**TASK INSTRUCTIONS**
In the entries below, find every line with "csrc" and copy it.

Start of PROVIDED INFORMATION

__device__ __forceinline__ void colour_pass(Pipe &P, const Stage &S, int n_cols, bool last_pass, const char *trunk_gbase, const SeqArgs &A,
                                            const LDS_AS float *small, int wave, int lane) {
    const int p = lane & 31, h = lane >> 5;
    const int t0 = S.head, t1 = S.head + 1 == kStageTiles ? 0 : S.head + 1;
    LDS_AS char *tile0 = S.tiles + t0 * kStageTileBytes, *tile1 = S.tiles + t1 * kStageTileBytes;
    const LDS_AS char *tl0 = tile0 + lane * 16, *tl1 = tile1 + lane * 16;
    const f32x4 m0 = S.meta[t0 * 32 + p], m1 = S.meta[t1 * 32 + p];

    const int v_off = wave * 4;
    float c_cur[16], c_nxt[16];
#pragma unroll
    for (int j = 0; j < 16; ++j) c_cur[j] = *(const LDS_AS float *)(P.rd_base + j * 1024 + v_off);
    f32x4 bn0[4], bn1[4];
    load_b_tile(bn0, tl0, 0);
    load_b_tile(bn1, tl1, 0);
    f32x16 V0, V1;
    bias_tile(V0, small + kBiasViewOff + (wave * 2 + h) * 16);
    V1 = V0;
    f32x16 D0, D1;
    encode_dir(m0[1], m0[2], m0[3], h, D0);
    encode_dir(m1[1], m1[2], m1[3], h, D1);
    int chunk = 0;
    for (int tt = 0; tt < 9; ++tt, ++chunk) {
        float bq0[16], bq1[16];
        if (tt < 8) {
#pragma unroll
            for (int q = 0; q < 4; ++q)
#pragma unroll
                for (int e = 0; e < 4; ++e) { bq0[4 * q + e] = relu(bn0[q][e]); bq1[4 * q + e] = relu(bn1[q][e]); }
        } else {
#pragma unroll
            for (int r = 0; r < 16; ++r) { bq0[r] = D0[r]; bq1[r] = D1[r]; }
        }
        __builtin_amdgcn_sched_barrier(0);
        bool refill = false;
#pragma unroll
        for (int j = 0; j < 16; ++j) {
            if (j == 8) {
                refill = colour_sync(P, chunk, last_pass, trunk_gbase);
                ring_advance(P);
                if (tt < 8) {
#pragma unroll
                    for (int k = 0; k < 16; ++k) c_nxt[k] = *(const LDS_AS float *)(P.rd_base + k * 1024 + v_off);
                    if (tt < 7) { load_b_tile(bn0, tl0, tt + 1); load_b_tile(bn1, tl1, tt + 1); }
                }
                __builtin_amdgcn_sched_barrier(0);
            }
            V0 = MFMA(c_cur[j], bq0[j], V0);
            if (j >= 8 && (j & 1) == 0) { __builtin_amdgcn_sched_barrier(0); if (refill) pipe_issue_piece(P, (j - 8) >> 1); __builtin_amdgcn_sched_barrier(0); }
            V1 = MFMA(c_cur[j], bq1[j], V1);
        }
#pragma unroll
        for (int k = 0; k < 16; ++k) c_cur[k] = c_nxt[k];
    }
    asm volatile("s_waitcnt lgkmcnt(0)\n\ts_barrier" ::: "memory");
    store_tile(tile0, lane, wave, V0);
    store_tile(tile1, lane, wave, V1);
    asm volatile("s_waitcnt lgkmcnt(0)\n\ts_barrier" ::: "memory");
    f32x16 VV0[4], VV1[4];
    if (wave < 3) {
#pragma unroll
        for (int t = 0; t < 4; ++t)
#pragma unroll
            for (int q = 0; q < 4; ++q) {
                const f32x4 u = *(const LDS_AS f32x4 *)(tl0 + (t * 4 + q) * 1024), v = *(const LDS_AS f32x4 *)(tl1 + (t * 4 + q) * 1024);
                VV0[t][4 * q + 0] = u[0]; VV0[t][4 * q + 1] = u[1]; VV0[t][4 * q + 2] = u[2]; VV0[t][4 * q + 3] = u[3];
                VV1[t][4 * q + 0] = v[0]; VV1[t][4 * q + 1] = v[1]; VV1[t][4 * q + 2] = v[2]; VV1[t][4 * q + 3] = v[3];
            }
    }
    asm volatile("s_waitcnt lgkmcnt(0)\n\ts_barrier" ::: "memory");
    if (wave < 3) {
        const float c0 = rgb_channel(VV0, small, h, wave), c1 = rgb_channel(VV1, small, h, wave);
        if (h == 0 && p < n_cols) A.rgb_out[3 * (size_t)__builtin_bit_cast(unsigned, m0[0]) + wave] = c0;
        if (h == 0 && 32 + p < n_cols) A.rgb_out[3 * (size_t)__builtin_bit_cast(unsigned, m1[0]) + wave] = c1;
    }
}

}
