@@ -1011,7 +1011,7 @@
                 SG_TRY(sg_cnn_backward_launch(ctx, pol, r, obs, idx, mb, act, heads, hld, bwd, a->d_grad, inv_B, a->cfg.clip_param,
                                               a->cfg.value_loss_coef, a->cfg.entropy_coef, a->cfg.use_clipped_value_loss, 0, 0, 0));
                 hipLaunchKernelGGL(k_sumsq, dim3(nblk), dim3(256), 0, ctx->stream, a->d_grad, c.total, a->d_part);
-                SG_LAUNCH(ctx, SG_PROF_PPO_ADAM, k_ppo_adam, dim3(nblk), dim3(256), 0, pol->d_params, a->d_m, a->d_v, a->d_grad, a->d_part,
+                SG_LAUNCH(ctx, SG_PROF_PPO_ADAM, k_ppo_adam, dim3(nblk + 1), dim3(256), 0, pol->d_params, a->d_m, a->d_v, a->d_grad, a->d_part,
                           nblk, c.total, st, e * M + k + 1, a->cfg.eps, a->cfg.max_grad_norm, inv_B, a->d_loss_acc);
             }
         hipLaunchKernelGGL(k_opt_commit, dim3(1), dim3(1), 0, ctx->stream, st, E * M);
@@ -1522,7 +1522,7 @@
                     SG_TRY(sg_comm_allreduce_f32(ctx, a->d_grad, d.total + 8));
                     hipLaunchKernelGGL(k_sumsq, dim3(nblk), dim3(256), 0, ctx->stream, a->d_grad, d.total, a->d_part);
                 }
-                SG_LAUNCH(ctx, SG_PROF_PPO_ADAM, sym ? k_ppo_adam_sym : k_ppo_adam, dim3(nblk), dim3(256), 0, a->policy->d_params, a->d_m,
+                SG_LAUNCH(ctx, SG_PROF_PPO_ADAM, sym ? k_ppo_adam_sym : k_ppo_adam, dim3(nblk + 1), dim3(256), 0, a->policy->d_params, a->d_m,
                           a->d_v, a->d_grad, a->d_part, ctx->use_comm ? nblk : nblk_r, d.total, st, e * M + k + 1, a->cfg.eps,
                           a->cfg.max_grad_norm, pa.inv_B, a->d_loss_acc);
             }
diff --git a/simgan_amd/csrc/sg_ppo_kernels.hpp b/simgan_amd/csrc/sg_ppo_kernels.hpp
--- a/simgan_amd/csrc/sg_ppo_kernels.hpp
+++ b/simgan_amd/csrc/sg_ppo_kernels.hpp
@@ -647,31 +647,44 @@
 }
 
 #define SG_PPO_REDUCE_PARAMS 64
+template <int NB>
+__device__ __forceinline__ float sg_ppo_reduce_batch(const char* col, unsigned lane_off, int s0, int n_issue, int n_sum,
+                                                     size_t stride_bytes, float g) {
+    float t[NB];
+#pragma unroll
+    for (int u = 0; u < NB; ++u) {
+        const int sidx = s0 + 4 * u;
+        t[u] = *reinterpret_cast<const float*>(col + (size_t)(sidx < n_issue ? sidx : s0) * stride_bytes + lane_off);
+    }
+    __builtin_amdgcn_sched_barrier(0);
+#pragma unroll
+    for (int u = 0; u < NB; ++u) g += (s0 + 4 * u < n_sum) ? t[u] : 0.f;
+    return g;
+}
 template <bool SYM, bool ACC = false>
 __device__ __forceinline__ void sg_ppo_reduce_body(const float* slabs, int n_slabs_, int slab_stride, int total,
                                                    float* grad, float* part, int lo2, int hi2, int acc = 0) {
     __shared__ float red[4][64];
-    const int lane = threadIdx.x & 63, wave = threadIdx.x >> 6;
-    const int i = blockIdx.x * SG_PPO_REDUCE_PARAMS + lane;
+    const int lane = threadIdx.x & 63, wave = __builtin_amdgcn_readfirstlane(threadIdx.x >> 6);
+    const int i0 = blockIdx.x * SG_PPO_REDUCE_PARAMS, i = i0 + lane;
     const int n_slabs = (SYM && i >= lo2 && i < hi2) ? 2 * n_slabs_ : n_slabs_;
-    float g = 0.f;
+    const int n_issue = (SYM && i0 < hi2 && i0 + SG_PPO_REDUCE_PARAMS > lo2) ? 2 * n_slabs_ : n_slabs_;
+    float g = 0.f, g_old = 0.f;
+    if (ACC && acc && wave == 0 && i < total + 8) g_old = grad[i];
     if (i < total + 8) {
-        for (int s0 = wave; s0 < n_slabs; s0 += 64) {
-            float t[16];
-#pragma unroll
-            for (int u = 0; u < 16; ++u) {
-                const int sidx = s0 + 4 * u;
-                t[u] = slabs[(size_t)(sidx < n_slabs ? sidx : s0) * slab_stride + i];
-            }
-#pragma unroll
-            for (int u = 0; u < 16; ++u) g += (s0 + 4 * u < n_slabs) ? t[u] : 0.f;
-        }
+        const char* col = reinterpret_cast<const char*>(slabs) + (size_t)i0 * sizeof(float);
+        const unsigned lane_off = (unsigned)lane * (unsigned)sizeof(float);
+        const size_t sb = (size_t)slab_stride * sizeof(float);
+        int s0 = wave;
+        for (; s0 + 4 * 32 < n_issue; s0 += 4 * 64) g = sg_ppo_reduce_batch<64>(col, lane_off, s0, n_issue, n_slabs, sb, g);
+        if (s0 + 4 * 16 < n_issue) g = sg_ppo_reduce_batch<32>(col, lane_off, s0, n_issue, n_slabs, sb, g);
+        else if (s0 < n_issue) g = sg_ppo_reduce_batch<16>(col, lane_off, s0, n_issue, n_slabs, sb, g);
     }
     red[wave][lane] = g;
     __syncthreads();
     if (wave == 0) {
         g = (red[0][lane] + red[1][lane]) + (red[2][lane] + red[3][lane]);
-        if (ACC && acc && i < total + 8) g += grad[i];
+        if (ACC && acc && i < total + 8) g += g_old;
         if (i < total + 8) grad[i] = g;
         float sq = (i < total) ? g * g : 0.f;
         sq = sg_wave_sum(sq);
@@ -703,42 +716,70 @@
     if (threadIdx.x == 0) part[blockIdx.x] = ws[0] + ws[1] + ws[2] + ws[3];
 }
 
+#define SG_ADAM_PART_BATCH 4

End of PROVIDED INFORMATION
Start of PROVIDED INFORMATION

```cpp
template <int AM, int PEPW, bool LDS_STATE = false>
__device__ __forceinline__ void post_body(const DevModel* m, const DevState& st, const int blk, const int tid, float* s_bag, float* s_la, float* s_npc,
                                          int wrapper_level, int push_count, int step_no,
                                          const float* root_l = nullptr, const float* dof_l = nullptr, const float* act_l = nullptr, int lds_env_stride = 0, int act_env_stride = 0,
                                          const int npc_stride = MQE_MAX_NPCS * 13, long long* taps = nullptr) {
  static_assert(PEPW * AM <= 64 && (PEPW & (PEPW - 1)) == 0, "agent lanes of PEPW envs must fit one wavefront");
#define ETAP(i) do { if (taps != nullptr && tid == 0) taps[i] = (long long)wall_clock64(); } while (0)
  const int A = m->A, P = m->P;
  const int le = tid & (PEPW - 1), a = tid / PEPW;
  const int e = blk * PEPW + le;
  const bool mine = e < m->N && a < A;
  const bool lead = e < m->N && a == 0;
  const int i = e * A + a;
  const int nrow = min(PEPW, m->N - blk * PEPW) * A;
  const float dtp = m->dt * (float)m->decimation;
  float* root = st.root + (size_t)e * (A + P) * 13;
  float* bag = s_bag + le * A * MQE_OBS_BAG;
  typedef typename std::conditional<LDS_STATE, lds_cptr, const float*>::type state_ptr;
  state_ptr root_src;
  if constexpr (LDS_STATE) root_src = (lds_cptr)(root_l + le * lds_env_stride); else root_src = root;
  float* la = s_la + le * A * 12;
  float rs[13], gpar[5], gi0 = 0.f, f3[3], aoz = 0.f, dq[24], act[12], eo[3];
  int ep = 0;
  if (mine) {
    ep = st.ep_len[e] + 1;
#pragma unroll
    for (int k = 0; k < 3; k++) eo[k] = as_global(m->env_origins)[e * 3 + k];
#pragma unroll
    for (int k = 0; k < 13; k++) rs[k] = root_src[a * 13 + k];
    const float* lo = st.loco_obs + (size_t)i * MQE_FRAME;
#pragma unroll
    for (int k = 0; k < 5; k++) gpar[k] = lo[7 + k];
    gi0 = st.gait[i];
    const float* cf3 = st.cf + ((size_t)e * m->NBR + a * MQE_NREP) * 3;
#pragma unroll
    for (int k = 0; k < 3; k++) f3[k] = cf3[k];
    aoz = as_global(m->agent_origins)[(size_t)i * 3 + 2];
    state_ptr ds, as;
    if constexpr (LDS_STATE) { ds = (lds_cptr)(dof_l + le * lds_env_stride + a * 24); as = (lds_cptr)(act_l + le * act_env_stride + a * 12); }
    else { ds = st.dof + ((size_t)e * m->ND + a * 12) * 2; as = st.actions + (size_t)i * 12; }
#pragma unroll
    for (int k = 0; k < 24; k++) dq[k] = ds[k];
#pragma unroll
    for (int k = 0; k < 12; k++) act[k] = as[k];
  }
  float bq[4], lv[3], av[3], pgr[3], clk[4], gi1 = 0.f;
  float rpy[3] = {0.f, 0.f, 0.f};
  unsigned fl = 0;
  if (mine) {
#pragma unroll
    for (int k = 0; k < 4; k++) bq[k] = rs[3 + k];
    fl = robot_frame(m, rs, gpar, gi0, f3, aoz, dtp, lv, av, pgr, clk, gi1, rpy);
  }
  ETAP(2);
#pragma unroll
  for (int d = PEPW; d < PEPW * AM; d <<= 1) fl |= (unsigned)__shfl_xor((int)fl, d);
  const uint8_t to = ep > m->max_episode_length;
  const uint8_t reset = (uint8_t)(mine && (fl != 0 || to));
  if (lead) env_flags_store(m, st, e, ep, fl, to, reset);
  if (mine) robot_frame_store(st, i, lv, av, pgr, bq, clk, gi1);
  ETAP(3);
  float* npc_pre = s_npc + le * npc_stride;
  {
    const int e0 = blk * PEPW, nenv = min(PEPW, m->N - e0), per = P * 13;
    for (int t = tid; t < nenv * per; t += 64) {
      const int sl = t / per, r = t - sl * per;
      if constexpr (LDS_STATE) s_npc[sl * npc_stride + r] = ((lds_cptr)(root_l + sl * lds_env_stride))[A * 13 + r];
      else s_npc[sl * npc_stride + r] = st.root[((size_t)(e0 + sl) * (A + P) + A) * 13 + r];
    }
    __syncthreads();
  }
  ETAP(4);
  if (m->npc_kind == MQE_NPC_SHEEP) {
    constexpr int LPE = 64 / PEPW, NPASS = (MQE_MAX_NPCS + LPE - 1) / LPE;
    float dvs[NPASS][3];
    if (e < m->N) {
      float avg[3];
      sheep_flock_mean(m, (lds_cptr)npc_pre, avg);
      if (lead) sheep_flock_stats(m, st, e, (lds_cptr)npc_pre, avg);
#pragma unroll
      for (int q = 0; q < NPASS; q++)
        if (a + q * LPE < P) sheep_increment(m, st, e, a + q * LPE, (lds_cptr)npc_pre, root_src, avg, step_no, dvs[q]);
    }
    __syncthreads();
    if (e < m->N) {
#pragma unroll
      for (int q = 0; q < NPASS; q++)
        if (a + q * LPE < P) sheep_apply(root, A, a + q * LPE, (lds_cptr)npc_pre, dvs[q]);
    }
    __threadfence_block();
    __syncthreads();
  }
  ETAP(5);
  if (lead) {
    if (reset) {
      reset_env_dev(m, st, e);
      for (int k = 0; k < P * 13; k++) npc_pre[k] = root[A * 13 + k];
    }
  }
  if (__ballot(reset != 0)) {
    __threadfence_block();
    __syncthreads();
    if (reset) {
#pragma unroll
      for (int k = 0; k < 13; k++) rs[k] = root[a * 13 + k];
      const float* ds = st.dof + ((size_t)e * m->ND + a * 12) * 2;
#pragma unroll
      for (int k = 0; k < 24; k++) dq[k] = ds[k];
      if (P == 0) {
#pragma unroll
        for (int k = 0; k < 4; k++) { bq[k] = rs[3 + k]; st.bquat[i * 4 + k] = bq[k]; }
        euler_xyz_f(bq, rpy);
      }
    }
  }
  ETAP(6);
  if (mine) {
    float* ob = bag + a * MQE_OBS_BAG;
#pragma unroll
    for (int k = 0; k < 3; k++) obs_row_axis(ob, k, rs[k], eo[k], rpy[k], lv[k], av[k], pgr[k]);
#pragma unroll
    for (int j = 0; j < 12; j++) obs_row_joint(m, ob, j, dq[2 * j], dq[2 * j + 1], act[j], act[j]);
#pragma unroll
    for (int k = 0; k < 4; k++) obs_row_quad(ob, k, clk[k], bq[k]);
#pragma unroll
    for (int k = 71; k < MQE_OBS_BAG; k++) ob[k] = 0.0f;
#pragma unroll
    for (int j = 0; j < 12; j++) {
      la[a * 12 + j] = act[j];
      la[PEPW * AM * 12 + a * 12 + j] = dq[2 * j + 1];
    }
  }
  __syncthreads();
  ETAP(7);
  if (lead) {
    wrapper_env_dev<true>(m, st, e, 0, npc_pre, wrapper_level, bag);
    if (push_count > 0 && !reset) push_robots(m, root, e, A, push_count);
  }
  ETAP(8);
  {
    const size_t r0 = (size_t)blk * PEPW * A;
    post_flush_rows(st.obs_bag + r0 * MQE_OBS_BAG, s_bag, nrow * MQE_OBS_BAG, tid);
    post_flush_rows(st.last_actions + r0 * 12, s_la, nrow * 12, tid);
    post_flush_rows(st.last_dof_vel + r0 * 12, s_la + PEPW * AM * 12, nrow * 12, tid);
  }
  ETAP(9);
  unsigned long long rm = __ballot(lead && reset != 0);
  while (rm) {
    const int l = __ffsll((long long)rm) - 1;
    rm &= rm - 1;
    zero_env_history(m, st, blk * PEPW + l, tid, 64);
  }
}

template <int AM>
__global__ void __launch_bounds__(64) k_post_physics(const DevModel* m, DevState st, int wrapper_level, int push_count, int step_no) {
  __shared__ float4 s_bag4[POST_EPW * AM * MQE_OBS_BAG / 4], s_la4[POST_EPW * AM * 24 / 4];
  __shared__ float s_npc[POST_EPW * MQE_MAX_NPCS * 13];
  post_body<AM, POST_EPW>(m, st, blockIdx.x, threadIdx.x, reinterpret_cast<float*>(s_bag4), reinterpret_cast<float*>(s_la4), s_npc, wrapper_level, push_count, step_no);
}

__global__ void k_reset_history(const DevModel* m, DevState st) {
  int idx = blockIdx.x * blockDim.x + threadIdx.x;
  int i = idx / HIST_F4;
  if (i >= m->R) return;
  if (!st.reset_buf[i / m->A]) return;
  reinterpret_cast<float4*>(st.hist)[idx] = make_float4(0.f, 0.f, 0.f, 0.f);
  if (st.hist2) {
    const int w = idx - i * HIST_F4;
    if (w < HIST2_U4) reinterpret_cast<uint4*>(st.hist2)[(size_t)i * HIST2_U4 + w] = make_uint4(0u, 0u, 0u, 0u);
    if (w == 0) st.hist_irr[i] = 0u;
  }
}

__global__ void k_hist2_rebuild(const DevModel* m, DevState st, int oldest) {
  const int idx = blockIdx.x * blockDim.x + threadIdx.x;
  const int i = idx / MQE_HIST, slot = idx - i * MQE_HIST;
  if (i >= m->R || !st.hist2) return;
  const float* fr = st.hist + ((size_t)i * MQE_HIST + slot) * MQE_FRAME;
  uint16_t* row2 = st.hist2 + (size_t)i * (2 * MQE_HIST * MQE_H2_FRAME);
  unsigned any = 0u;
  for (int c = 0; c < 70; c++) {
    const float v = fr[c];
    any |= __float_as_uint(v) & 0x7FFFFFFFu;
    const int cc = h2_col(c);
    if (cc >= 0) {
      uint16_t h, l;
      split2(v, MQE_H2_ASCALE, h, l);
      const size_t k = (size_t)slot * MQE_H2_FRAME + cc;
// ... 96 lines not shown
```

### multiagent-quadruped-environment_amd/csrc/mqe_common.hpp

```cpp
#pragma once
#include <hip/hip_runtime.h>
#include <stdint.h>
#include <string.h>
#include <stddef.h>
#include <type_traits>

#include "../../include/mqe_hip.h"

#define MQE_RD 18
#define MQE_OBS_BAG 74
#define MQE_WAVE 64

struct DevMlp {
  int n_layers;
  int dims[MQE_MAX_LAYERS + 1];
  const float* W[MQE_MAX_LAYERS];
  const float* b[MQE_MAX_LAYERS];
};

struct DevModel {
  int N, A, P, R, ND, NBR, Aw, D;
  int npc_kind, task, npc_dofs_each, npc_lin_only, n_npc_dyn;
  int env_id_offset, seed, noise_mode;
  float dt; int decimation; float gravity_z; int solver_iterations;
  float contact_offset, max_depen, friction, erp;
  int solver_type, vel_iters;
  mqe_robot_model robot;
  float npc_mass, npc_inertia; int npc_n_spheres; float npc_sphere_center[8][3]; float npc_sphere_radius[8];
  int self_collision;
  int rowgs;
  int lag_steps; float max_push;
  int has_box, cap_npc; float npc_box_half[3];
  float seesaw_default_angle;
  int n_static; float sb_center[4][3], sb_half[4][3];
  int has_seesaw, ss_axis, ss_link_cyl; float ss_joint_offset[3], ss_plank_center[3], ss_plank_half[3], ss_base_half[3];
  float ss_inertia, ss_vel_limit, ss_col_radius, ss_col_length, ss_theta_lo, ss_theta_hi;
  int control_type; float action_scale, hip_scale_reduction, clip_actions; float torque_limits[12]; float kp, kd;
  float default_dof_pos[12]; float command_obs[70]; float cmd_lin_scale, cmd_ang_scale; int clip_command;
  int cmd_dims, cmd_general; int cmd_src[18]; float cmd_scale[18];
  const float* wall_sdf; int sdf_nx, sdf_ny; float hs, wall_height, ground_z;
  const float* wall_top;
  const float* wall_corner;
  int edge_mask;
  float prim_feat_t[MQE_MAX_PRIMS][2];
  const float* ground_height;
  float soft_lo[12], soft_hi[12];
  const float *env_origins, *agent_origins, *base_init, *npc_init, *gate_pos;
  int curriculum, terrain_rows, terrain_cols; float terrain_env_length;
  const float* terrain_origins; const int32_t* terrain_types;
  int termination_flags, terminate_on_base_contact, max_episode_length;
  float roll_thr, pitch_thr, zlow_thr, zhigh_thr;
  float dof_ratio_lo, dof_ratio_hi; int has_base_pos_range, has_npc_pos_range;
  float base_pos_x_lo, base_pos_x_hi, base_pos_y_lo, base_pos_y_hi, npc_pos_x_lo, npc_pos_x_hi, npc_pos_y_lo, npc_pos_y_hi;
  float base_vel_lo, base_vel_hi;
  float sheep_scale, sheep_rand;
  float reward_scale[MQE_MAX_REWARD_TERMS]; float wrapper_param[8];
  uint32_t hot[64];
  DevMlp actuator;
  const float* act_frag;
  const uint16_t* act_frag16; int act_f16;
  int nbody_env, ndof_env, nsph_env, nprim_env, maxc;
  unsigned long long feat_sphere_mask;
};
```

End of PROVIDED INFORMATION

**WRITTEN ANSWER**
diff --git a/simgan_amd/csrc/sg_ppo_kernels.hpp b/simgan_amd/csrc/sg_ppo_kernels.hpp
--- a/simgan_amd/csrc/sg_ppo_kernels.hpp
+++ b/simgan_amd/csrc/sg_ppo_kernels.hpp
### multiagent-quadruped-environment_amd/csrc/mqe_common.hpp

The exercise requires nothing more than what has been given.